The semi-online paradigm is well-suited for agent tasks where real environments are costly or unstable. Similar logic could be transferred to web automation, desktop operations, robot learning from offline demos, and tool-calling agents.
The results suggest that data scale is not the only variable. Improved reward attribution allows 15k trajectories to achieve effects comparable to much larger training sets.

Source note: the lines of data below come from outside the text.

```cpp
#ifndef ZL_ACC_WAVES
#define ZL_ACC_WAVES 2
#endif
#ifndef ZL_ACC_BLOCK
#define ZL_ACC_BLOCK 64
#endif
template <class G, bool QUAD = false>
__device__ __forceinline__ void zl_accumulate_chunk(uint32_t t, int sub, uint32_t E, const uint32_t* __restrict__ entries, const uint32_t* __restrict__ offsets, uint32_t NB,
                                                    const Affine<typename HotField<typename G::F>::type>* __restrict__ bases,
                                                    XYZZ<typename HotField<typename G::F>::type>* __restrict__ bucket_sums,
                                                    XYZZ<typename HotField<typename G::F>::type>* __restrict__ partials, uint32_t ZL_CHUNK,
                                                    const Affine<typename HotField<typename G::F>::type>* __restrict__ phib, uint32_t n_real, uint32_t idx_mask = 0x7fffffffu) {
    using F = typename HotField<typename G::F>::type;
    const uint64_t start64 = (uint64_t)t * ZL_CHUNK;
    if (start64 >= E) return;
    const uint32_t start = (uint32_t)start64;
    const uint32_t end = (uint32_t)min((uint64_t)E, start64 + ZL_CHUNK);
    uint32_t b = zl_upper_bound(offsets, NB + 1, start) - 1;
    uint32_t b_start = offsets[b], b_end = offsets[b + 1];
    XYZZ<F> acc = XYZZ<F>::inf();
    for (uint32_t e = start; e < end; e++) {
        while (e == b_end) {
            if (b_end > b_start) {
                if (!QUAD || sub == 0) {
                    if (b_start >= start) bucket_sums[b] = acc;
                    else partials[(size_t)2 * t] = acc;
                }
                acc = XYZZ<F>::inf();
            }
            b++;
            b_start = b_end;
            b_end = offsets[b + 1];
        }
        const uint32_t ent = entries[e];
        const uint32_t idx = ent & idx_mask;
        const Affine<F> P = (G::GLV && idx >= n_real ? phib : bases)[idx];
        if (!P.is_inf()) {
            if constexpr (QUAD) zl::add_mixed_quad(acc, P.x, P.y, (ent >> 31) != 0, sub);
            else zl::add_mixed(acc, P.x, P.y, (ent >> 31) != 0);
        }
    }
    const bool complete = (b_start >= start) && (b_end <= end);
    if (QUAD && sub != 0) return;
    if (complete) bucket_sums[b] = acc;
    else partials[(size_t)2 * t + (b_start <= start ? 0 : 1)] = acc;
}
template <class G>
__global__ void __launch_bounds__(ZL_ACC_BLOCK, ZL_ACC_WAVES * 64 / ZL_ACC_BLOCK > 0 ? ZL_ACC_WAVES * 64 / ZL_ACC_BLOCK : 1) k_msm_accumulate(const uint32_t* __restrict__ entries, const uint32_t* __restrict__ offsets, uint32_t NB,
                                                        const Affine<typename G::F>* __restrict__ bases_,
                                                        XYZZ<typename G::F>* __restrict__ bucket_sums_,
                                                        XYZZ<typename G::F>* __restrict__ partials_, uint32_t ZL_CHUNK,
                                                        const Affine<typename G::F>* __restrict__ phib_, uint32_t n_real) {
    using F = typename HotField<typename G::F>::type;
    static_assert(sizeof(F) == sizeof(typename G::F), "hot flavour must share the layout");
    zl_accumulate_chunk<G>(blockIdx.x * blockDim.x + threadIdx.x, 0, offsets[NB], entries, offsets, NB, reinterpret_cast<const Affine<F>*>(bases_),
                           reinterpret_cast<XYZZ<F>*>(bucket_sums_), reinterpret_cast<XYZZ<F>*>(partials_), ZL_CHUNK,
                           reinterpret_cast<const Affine<F>*>(phib_) - n_real, n_real);
}
#ifdef ZL_MEASURE
template <class G>
__global__ void __launch_bounds__(ZL_ACC_BLOCK, ZL_ACC_WAVES * 64 / ZL_ACC_BLOCK > 0 ? ZL_ACC_WAVES * 64 / ZL_ACC_BLOCK : 1) k_msm_accumulate_clk(const uint32_t* __restrict__ entries, const uint32_t* __restrict__ offsets, uint32_t NB,
                                                        const Affine<typename G::F>* __restrict__ bases_,
                                                        XYZZ<typename G::F>* __restrict__ bucket_sums_,
                                                        XYZZ<typename G::F>* __restrict__ partials_, uint32_t ZL_CHUNK,
                                                        const Affine<typename G::F>* __restrict__ phib_, uint32_t n_real, unsigned long long* __restrict__ clk, uint32_t idx_mask) {
    if constexpr (G::COORDS == 1) {
        using F = typename HotField<typename G::F>::type;
        const unsigned long long c0 = __builtin_readcyclecounter(), w0 = __builtin_amdgcn_s_memrealtime();
        zl_accumulate_chunk<G>(blockIdx.x * blockDim.x + threadIdx.x, 0, offsets[NB], entries, offsets, NB, reinterpret_cast<const Affine<F>*>(bases_),
                               reinterpret_cast<XYZZ<F>*>(bucket_sums_), reinterpret_cast<XYZZ<F>*>(partials_), ZL_CHUNK,
                               reinterpret_cast<const Affine<F>*>(phib_) - n_real, n_real, idx_mask);
        const unsigned long long c1 = __builtin_readcyclecounter(), w1 = __builtin_amdgcn_s_memrealtime();
        if (threadIdx.x == 0) {
            unsigned long long* o = clk + (size_t)4 * blockIdx.x;
            o[0] = c0; o[1] = c1; o[2] = w0; o[3] = w1;
        }
    }
}
#endif
template <class G>
__global__ void __launch_bounds__(ZL_ACC_BLOCK, ZL_ACC_WAVES * 64 / ZL_ACC_BLOCK > 0 ? ZL_ACC_WAVES * 64 / ZL_ACC_BLOCK : 1) k_msm_accumulate_quad(const uint32_t* __restrict__ entries, const uint32_t* __restrict__ offsets, uint32_t NB,
                                                        const Affine<typename G::F>* __restrict__ bases_,
                                                        XYZZ<typename G::F>* __restrict__ bucket_sums_,
                                                        XYZZ<typename G::F>* __restrict__ partials_, uint32_t ZL_CHUNK,
                                                        const Affine<typename G::F>* __restrict__ phib_, uint32_t n_real) {
    using F = typename HotField<typename G::F>::type;
    const uint32_t gt = blockIdx.x * blockDim.x + threadIdx.x;
    zl_accumulate_chunk<G, true>(gt >> 2, (int)(gt & 3u), offsets[NB], entries, offsets, NB, reinterpret_cast<const Affine<F>*>(bases_),
                                 reinterpret_cast<XYZZ<F>*>(bucket_sums_), reinterpret_cast<XYZZ<F>*>(partials_), ZL_CHUNK,
                                 reinterpret_cast<const Affine<F>*>(phib_) - n_real, n_real);
}
#ifndef ZL_ACC_PAIR_WAVES
#define ZL_ACC_PAIR_WAVES 2
#endif
template <class G, bool QUAD = false>
__global__ void __launch_bounds__(64, ZL_ACC_PAIR_WAVES) k_msm_accumulate_pair(const uint32_t* __restrict__ entries, const uint32_t* __restrict__ offsets, uint32_t NB,
                                                        const Affine<typename G::F>* __restrict__ bases_,
                                                        XYZZ<typename G::F>* __restrict__ bucket_sums,
                                                        XYZZ<typename G::F>* __restrict__ partials, uint32_t ZL_CHUNK,
                                                        const Affine<typename G::F>* __restrict__ phib_, uint32_t n_real) {
    using B = typename PairBase<typename G::F>::type;
    static_assert(!std::is_void<B>::value, "lane-pair kernels: Fq2 groups on 28-bit limbs only");
    using H = Fp2H<B>;
    const int half = zl::pair_half(), sub = (int)(threadIdx.x & 3u);
    const uint32_t t = QUAD ? ZL_OCTET_ITEM() : ZL_PAIR_ITEM();
    const uint32_t E = offsets[NB];
    const Affine<typename G::F>* __restrict__ phib = phib_ - n_real;
    const uint64_t start64 = (uint64_t)t * ZL_CHUNK;
    if (start64 >= E) return;
    const uint32_t start = (uint32_t)start64;
    const uint32_t end = (uint32_t)min((uint64_t)E, start64 + ZL_CHUNK);
    uint32_t b = zl_upper_bound(offsets, NB + 1, start) - 1;
    uint32_t b_start = offsets[b], b_end = offsets[b + 1];
    XYZZ<H> acc = XYZZ<H>::inf();
    for (uint32_t e = start; e < end; e++) {
        while (e == b_end) {
            if (b_end > b_start) {
                if (b_start >= start) pair_store(&bucket_sums[b], half, acc);
                else pair_store(&partials[(size_t)2 * t], half, acc);
                acc = XYZZ<H>::inf();
            }
            b++;
            b_start = b_end;
            b_end = offsets[b + 1];
        }
        const uint32_t ent = entries[e];
        const uint32_t idx = ent & 0x7fffffffu;
        const Affine<H> P = pair_load(&(G::GLV && idx >= n_real ? phib : bases_)[idx], half);
        if (!P.is_inf()) {
            if constexpr (QUAD) zl::add_mixed_quad(acc, P.x, P.y, (ent >> 31) != 0, sub);
            else zl::add_mixed(acc, P.x, P.y, (ent >> 31) != 0);
        }
    }
    const bool complete = (b_start >= start) && (b_end <= end);
    if (complete) pair_store(&bucket_sums[b], half, acc);
    else pair_store(&partials[(size_t)2 * t + (b_start <= start ? 0 : 1)], half, acc);
}
#ifdef ZL_MEASURE
#define ZL_MSM_ACCUMULATE_CLK_KERNEL(X, G) X template __global__ void k_msm_accumulate_clk<G>(const uint32_t*, const uint32_t*, uint32_t, const Affine<typename G::F>*, XYZZ<typename G::F>*, XYZZ<typename G::F>*, uint32_t, const Affine<typename G::F>*, uint32_t, unsigned long long*, uint32_t);
#else
#define ZL_MSM_ACCUMULATE_CLK_KERNEL(X, G)
#endif
#define ZL_MSM_ACCUMULATE_KERNELS_G1(X, G) \
    ZL_MSM_ACCUMULATE_CLK_KERNEL(X, G) \
    X template __global__ void k_msm_accumulate<G>(const uint32_t*, const uint32_t*, uint32_t, const Affine<typename G::F>*, XYZZ<typename G::F>*, XYZZ<typename G::F>*, uint32_t, const Affine<typename G::F>*, uint32_t); \
    X template __global__ void k_msm_accumulate_quad<G>(const uint32_t*, const uint32_t*, uint32_t, const Affine<typename G::F>*, XYZZ<typename G::F>*, XYZZ<typename G::F>*, uint32_t, const Affine<typename G::F>*, uint32_t);
#define ZL_MSM_ACCUMULATE_KERNELS_G2(X, G) \
    X template __global__ void k_msm_accumulate_pair<G, true>(const uint32_t*, const uint32_t*, uint32_t, const Affine<typename G::F>*, XYZZ<typename G::F>*, XYZZ<typename G::F>*, uint32_t, const Affine<typename G::F>*, uint32_t); \
    X template __global__ void k_msm_accumulate_pair<G, false>(const uint32_t*, const uint32_t*, uint32_t, const Affine<typename G::F>*, XYZZ<typename G::F>*, XYZZ<typename G::F>*, uint32_t, const Affine<typename G::F>*, uint32_t);
```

Limitations & Future Work¶

Semi-online feedback remains limited by the coverage of the offline dataset. Unobserved pop-ups, delays, rare app states, and cross-platform events cannot be generated from static trajectories.
The current validity filter relies on ground-truth labels and action type rules. Replacing these with learned verifiers or process reward models could introduce reward noise, calibration drift, and reward hacking.
Experiments are concentrated on Android mobile environments. Desktop and browser environments involve hovers, right-clicks, shortcuts, drag-and-drop, multiple windows, and asynchronous page changes, requiring redesigned validity criteria.
The paper does not provide interaction evaluations in real online deployments. While SOLAR-RL is effective on static and dynamic benchmarks, it still needs validation against real-world app version changes and system state drifts.

vs SFT / Behavior Cloning: SFT learns expert actions but lacks recovery mechanisms after deviation; SOLAR-RL exposes the model to deviation structures via candidate trajectories and failure points.
vs Online RL: Online RL offers real dynamic feedback but is expensive and high-variance; SOLAR-RL simulates feedback with static data, trading coverage for stability and low cost.
vs UI-S1 / semi-online GUI RL: UI-S1 uses a patch module to correct bias, while SOLAR-RL emphasizes outcome-aware credit assignment and reward shaping.
vs VAGEN / Bi-Level GAE: VAGEN rewards explicit world modeling and performs hierarchical credit propagation; SOLAR-RL reconstructs rewards from trajectory validity and breakdown positions without a world model.

Rating¶

Novelty: ⭐⭐⭐⭐ Semi-online GUI RL is not entirely new, but the combination of failure-point detection and target-aligned shaping is highly targeted.
Experimental Thoroughness: ⭐⭐⭐⭐ Covers three GUI benchmarks and training dynamics, though real-world environment validation is still limited.
Writing Quality: ⭐⭐⭐⭐ Clear motivation and intuitive diagrams; some tables and formulas in the appendix have limited readability in specific formats.
Value: ⭐⭐⭐⭐ Highly practical for training GUI agents at low cost, especially in scenarios with existing offline demos but difficult large-scale online interaction.